Since Schenkman’s death 15 years ago, Huard has been the solo artistic director for the RCMS and has seen the series grow each year.
“Usually we do four concerts,” she said. “But this year we have seven! It’s big.”
This year’s 25th anniversary series will open this Saturday, June 8, with a memorial concert for Joan Hutton Landis, a professor from the Curtis Institute of Music in Philly who passed away two years ago.
Following Saturday’s concert the RCMS will continue on Sunday, June 23, with a free concert by the Inora Brass Quintet at the Rochester Town Park Bandstand. Then weekly performances continue through Aug. 11.
All concerts are based on a free-will donation.
“From the very beginning we didn’t charge admission,” Huard explained. “We want people to be able to put a dollar in and feel good about it.”
Funding for the RCMS does come from donations, but Huard, who lived in Rochester for 14 years before moving to Bristol, said that raising funds isn’t usually a problem. “Everybody wants us there,” she said.
After all the RCMS has brought a lot to the White River Valley including the Green Mountain Suzuki Institute — an educational program of the RCMS now in its 15th year, for students ages 4 to 16 — RCMS Music Education Programs in the area public schools, and the annual Bach Bash — a chance for amateur musicians to play with the pros at the Hancock Town Hall.

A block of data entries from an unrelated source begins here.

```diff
                         for (uint32_t i = lane; i < kWin / 32u + 2u; i += 64u)
                             wbits[i] = w0 + i < kSegChunkWords ? B[(size_t)hk * kSegChunkWords + w0 + i] : 0u;
                     }
                     __syncthreads();
                     if (lane == 0u) {
-                        const uint32_t wb_a = lds_addr(wbytes);
-                        auto rdb = [&](uint32_t q) -> uint32_t { const uint32_t r_ = q - ws; if (r_ < kWin + 128u) return (uint32_t)wbytes[r_]; return (uint32_t)in[q]; };
-                        auto rd8 = [&](uint32_t q) -> uint64_t { const uint32_t r_ = q - ws; if (r_ + 8u <= kWin + 128u) return lds_ld64u(wb_a + r_); return ld8(in + q); };
                         const uint32_t bit0 = ((ws - base) >> 5) << 5;
                         while (p < endk && p < len && p - ws < kWin) {
                             const uint32_t rbit = p - base - bit0;
                             if (p != e_true && ((wbits[rbit >> 5] >> (rbit & 31u)) & 1u)) { mg = 1; break; }
                             patch[np++] = (uint16_t)(p - ostart);
                             uint32_t nx;
-                            {
-                                uint32_t w;
-                                asm volatile("ds_read_b32 %0, %1\n\ts_waitcnt lgkmcnt(0)" : "=v"(w) : "v"(wb_a + (p - ws)) : "memory");
-                                const uint32_t L0 = (w >> 4) & 15u, M0 = w & 15u, b1 = (w >> 8) & 255u;
-                                const uint32_t q2 = p + 1u + (L0 == 15u ? 1u + 15u + b1 : L0);
-                                if (!(L0 == 15u && b1 == 255u) && q2 + 3u <= len && q2 - ws + 3u <= kWin + 128u &&
-                                    !(M0 == 15u && wbytes[q2 + 2u - ws] == 255u)) { p = q2 + 2u + (M0 == 15u ? 1u : 0u); continue; }
-                            }
-                            if (!token_next_gen(len, p, nx, rd8, rdb)) { err = 1; break; }
+                            if (!seam_next(wbytes, ws, in, len, p, nx)) { err = 1; break; }
                             p = nx;
                         }
                     }
diff --git a/rust-lz-fear_amd/csrc/lzf_fed_parse_geometry.h b/rust-lz-fear_amd/csrc/lzf_fed_parse_geometry.h
--- /dev/null
+++ b/rust-lz-fear_amd/csrc/lzf_fed_parse_geometry.h
@@ -0,0 +1,50 @@
+#ifndef LZF_FED_PARSE_GEOMETRY_H
+#define LZF_FED_PARSE_GEOMETRY_H
+
+#include <stdint.h>
+
+#ifdef __HIPCC__
+#define LZF_GEOM_HD __host__ __device__
+#else
+#define LZF_GEOM_HD
+#endif
+
+namespace lzf_fedgeom {
+
+constexpr uint32_t kChunk = 16384;
+constexpr uint32_t kRegion = 256;
+constexpr uint32_t kRunUp = 2048;
+constexpr uint32_t kRunUpLanes = kRunUp / kRegion;
+constexpr uint32_t kMaxStretches = 64;
+
+constexpr uint32_t kStretchesMin = 4, kStretchesMax = 22, kParseWgPerCu = 256;
+LZF_GEOM_HD inline uint32_t stretches_for(uint32_t n, uint32_t n_cu) {
+    const uint64_t want = n ? ((uint64_t)kParseWgPerCu * n_cu + n - 1u) / n : kStretchesMax;
+    return want < kStretchesMin ? kStretchesMin : want > kStretchesMax ? kStretchesMax : (uint32_t)want;
+}
+
+LZF_GEOM_HD inline uint32_t row_words(uint32_t max_in) { return ((max_in + 2047u) / 2048u) * 64u; }
+
+LZF_GEOM_HD inline uint32_t chunks_per_stretch(uint32_t len, uint32_t S) {
+    if (len <= kChunk || S <= 1u) return len <= kChunk ? 1u : (len + kChunk - 1u) / kChunk;
+    const uint32_t share = (len - kRunUp + S - 1u) / S;
+    return (share + kRunUp + kChunk - 1u) / kChunk;
+}
+LZF_GEOM_HD inline uint32_t stretch_pitch(uint32_t per) { return per * kChunk - kRunUp; }
+LZF_GEOM_HD inline uint32_t parse_start(uint32_t per, uint32_t s) { return s * stretch_pitch(per); }
+LZF_GEOM_HD inline uint32_t own_start(uint32_t per, uint32_t s) { return s ? s * stretch_pitch(per) + kRunUp : 0u; }
+LZF_GEOM_HD inline uint64_t own_end64(uint32_t per, uint32_t s) { return (uint64_t)(s + 1u) * stretch_pitch(per) + kRunUp; }
+LZF_GEOM_HD inline uint32_t own_end(uint32_t len, uint32_t per, uint32_t s) { const uint64_t e = own_end64(per, s); return e < len ? (uint32_t)e : len; }
+LZF_GEOM_HD inline bool stretch_empty(uint32_t len, uint32_t per, uint32_t s) {
+    return s ? (uint64_t)s * stretch_pitch(per) + kRunUp >= len : len == 0u;
+}
+LZF_GEOM_HD inline uint64_t chunk_start64(uint32_t per, uint32_t s, uint32_t k) { return (uint64_t)s * stretch_pitch(per) + (uint64_t)k * kChunk; }
+LZF_GEOM_HD inline uint32_t first_store_lane(uint32_t s, uint32_t k) { return (s && k == 0u) ? kRunUpLanes : 0u; }
+LZF_GEOM_HD inline uint32_t map_word(uint32_t cstart, uint32_t lane) { return (cstart >> 5) + lane * (kRegion / 32u); }
+LZF_GEOM_HD inline bool lane_stores(uint32_t cstart, uint32_t lane, uint32_t s, uint32_t k, uint32_t words) {
+    return lane >= first_store_lane(s, k) && map_word(cstart, lane) < words;
+}
+
+}
+
+#endif
```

Looking back over the years, Huard (who, by the way, has also worked for 21 years at Middlebury College as an affiliate artist, accompanist and instructor, as well as maintaining her own professional career as a pianist, harpsichordist and private instructor) is pleased.
“Being a solo performer, moving on from one show to the next — that would not feed me,” she said. “What I really like is communicating with people and creating new communities — and music is how I do that… It’s taken me so long to figure out that I am doing exactly what I’m supposed to be doing.”
Whether that’s connecting her individual students, an audience or a performer to the music, it doesn’t really matter.
“Playing music for me is all about how you can serve,” she said. “How you can help people make connections dancing, singing… whatever. It’s not about you.”
This is a season you don’t want to miss. Mark your calendars (consider leaving your cell phone at home) and take time this summer to connect with the music of Huard and the incredible talent that comes to perform for the RCMS.